→ Assigned task
Lines of the material that include the string "class" should be returned.

● ● ● ●

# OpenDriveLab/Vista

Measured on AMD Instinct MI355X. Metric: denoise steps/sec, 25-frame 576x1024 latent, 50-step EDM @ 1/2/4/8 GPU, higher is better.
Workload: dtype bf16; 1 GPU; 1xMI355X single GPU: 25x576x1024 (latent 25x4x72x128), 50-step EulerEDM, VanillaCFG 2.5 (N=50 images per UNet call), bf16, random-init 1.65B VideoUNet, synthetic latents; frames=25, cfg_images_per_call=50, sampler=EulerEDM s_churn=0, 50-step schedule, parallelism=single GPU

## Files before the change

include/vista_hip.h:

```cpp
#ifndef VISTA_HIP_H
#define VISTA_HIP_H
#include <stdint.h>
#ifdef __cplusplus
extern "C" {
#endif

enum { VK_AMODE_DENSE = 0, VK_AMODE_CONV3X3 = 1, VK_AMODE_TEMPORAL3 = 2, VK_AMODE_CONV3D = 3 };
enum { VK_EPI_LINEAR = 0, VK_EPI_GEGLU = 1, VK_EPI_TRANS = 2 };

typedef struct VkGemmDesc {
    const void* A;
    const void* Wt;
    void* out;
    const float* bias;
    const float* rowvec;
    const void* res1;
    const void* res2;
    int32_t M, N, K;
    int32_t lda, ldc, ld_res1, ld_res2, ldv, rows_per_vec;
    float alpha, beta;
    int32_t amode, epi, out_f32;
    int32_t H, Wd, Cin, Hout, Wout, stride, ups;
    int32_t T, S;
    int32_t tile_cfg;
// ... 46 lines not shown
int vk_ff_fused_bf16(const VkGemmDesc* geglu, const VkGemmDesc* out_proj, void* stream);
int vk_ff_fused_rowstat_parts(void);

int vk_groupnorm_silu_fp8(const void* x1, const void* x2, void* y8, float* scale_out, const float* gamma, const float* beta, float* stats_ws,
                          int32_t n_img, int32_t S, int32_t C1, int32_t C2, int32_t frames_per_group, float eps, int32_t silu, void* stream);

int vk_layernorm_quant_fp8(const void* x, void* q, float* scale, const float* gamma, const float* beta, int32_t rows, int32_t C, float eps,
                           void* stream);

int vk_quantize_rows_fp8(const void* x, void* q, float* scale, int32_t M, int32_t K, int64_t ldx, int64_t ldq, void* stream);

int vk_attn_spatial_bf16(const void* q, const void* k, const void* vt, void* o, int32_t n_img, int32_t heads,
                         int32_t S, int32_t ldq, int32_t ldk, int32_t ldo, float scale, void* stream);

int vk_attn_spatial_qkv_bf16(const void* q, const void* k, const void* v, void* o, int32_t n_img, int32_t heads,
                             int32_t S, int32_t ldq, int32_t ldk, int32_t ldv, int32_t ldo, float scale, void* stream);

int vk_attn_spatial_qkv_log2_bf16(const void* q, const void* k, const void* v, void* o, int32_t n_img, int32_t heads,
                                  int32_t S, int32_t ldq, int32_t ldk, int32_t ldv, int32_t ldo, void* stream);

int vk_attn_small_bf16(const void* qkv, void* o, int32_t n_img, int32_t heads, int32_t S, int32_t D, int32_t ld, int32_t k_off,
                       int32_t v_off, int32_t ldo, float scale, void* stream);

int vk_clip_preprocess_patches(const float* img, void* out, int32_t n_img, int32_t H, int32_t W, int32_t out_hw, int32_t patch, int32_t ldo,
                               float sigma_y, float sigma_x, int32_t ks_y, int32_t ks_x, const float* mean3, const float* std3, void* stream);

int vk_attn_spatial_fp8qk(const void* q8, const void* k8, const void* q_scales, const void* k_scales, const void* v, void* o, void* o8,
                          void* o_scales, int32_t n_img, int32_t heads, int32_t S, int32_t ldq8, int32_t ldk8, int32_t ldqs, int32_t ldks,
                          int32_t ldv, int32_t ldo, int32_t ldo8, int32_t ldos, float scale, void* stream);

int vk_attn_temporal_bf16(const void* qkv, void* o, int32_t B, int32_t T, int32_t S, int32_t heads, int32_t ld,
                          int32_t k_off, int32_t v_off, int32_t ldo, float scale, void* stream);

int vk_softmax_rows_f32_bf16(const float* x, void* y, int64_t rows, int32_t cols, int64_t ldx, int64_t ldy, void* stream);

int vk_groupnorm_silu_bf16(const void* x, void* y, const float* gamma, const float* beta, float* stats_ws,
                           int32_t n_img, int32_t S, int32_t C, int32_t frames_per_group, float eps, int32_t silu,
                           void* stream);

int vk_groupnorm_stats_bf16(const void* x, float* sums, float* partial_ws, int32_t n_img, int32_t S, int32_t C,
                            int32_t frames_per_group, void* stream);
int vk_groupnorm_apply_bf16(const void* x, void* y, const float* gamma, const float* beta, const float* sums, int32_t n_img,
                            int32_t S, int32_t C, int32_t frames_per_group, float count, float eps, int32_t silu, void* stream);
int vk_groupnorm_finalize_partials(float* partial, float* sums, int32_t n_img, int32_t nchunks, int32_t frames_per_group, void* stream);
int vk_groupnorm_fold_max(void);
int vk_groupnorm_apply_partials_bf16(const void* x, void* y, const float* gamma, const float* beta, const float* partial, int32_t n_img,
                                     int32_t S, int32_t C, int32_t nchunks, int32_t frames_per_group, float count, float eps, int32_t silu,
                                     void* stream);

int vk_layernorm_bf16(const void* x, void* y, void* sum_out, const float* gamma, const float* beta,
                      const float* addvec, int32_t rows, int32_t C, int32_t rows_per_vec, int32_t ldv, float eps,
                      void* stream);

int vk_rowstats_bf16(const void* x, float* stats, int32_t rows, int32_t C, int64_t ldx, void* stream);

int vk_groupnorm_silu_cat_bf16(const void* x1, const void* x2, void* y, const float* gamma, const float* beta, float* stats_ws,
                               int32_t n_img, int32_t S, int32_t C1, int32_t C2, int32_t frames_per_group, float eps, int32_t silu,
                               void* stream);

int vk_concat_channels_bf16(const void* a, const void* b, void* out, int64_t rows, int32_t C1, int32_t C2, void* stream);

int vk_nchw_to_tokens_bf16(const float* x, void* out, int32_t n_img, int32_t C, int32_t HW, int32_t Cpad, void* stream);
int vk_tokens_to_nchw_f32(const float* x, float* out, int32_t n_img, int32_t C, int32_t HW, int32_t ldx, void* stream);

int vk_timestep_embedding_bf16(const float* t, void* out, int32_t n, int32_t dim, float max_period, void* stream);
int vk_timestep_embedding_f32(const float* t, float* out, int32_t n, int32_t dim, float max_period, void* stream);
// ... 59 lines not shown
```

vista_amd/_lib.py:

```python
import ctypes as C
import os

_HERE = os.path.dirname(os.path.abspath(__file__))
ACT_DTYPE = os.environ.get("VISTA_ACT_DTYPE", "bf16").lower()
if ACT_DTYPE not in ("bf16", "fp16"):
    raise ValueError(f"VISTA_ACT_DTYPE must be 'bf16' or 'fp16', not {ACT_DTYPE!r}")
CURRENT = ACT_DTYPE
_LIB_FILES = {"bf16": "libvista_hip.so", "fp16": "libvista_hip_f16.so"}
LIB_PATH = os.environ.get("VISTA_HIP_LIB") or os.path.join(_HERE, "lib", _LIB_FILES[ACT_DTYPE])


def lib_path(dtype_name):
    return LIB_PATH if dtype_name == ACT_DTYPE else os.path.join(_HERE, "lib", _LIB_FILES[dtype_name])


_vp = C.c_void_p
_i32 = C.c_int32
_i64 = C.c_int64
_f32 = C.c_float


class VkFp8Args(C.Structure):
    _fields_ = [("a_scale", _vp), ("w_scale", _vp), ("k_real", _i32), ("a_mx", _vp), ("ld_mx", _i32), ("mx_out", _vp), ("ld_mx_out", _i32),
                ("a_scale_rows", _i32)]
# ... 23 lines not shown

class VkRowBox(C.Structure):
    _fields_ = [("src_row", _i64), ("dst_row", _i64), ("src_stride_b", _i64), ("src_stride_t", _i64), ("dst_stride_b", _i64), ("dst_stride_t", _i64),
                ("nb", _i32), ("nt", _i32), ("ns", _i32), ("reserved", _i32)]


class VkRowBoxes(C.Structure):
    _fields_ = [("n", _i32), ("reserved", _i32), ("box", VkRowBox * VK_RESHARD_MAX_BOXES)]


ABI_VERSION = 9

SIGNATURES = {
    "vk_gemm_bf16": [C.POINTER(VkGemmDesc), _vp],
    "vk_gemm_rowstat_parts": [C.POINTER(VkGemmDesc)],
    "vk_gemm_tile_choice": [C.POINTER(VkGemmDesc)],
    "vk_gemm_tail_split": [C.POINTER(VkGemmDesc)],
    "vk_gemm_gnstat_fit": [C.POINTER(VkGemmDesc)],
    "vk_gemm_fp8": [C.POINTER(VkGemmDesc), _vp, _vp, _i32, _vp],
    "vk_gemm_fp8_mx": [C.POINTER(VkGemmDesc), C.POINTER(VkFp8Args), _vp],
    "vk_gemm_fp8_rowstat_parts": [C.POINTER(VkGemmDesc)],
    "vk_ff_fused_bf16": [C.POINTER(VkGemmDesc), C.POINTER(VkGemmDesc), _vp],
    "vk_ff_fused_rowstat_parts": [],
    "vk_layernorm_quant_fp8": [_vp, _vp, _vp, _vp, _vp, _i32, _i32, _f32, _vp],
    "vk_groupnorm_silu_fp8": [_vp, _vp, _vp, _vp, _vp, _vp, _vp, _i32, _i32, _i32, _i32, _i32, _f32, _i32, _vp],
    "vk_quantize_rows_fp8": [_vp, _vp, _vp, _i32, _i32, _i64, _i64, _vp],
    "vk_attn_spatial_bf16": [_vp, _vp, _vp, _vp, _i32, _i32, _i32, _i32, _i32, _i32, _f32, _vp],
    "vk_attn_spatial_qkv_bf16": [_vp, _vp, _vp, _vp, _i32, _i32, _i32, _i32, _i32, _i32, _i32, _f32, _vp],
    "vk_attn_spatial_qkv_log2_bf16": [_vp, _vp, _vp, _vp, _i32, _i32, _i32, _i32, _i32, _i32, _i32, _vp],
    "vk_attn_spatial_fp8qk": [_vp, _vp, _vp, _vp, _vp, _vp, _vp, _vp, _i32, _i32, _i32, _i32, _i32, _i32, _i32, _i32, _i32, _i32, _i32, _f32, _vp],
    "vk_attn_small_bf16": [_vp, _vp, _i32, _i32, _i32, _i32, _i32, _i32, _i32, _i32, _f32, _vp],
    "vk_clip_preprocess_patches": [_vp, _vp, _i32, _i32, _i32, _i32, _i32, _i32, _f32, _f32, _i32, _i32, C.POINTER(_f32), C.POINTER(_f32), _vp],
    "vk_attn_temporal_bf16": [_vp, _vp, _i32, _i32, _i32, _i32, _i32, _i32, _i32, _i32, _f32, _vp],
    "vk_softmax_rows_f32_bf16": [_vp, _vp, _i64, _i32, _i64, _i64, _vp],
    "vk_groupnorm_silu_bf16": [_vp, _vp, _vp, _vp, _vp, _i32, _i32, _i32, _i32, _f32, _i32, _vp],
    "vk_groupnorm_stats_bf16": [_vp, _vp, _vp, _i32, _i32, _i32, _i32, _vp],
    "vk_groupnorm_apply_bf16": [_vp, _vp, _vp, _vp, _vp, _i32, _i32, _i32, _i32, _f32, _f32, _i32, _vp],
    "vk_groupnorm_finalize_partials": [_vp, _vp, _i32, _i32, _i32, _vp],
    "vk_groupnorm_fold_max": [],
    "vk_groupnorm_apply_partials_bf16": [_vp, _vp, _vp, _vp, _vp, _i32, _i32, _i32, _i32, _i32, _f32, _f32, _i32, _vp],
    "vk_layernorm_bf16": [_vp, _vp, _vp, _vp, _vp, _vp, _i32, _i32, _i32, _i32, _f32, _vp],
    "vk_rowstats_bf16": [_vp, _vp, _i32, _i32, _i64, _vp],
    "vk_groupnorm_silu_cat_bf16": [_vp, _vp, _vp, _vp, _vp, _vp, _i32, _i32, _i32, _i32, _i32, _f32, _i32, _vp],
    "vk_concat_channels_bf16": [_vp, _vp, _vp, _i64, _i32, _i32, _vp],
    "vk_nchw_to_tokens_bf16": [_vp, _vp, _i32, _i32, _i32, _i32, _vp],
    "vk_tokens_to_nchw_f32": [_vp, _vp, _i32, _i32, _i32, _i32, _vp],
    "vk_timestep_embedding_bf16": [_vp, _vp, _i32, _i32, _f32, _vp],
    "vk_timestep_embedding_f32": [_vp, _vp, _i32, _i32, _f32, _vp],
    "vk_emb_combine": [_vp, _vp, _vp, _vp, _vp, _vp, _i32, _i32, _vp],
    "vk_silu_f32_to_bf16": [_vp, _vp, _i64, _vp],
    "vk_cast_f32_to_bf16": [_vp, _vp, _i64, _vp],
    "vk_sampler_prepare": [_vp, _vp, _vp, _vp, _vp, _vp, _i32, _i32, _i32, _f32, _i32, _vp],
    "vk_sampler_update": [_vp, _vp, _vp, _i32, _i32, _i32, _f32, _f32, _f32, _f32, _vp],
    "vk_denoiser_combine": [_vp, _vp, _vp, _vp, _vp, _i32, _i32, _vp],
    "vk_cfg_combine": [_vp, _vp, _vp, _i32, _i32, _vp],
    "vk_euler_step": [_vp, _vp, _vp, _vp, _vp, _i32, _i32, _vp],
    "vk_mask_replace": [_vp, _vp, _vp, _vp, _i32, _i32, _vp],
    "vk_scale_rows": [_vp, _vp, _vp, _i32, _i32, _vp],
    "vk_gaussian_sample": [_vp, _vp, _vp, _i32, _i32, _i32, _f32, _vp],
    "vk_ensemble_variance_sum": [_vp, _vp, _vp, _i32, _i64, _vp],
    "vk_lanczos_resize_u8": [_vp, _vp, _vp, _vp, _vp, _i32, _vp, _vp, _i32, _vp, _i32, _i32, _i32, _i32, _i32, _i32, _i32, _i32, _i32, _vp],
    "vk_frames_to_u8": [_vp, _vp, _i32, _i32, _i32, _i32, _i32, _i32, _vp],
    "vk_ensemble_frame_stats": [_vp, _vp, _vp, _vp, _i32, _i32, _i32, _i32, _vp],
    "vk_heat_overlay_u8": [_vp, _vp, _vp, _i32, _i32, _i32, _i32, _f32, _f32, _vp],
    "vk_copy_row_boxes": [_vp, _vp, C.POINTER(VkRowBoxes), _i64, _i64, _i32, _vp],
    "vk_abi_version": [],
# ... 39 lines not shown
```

● ● ● ●

→ Written answer
class VkFp8Args(C.Structure):
class VkRowBox(C.Structure):
class VkRowBoxes(C.Structure):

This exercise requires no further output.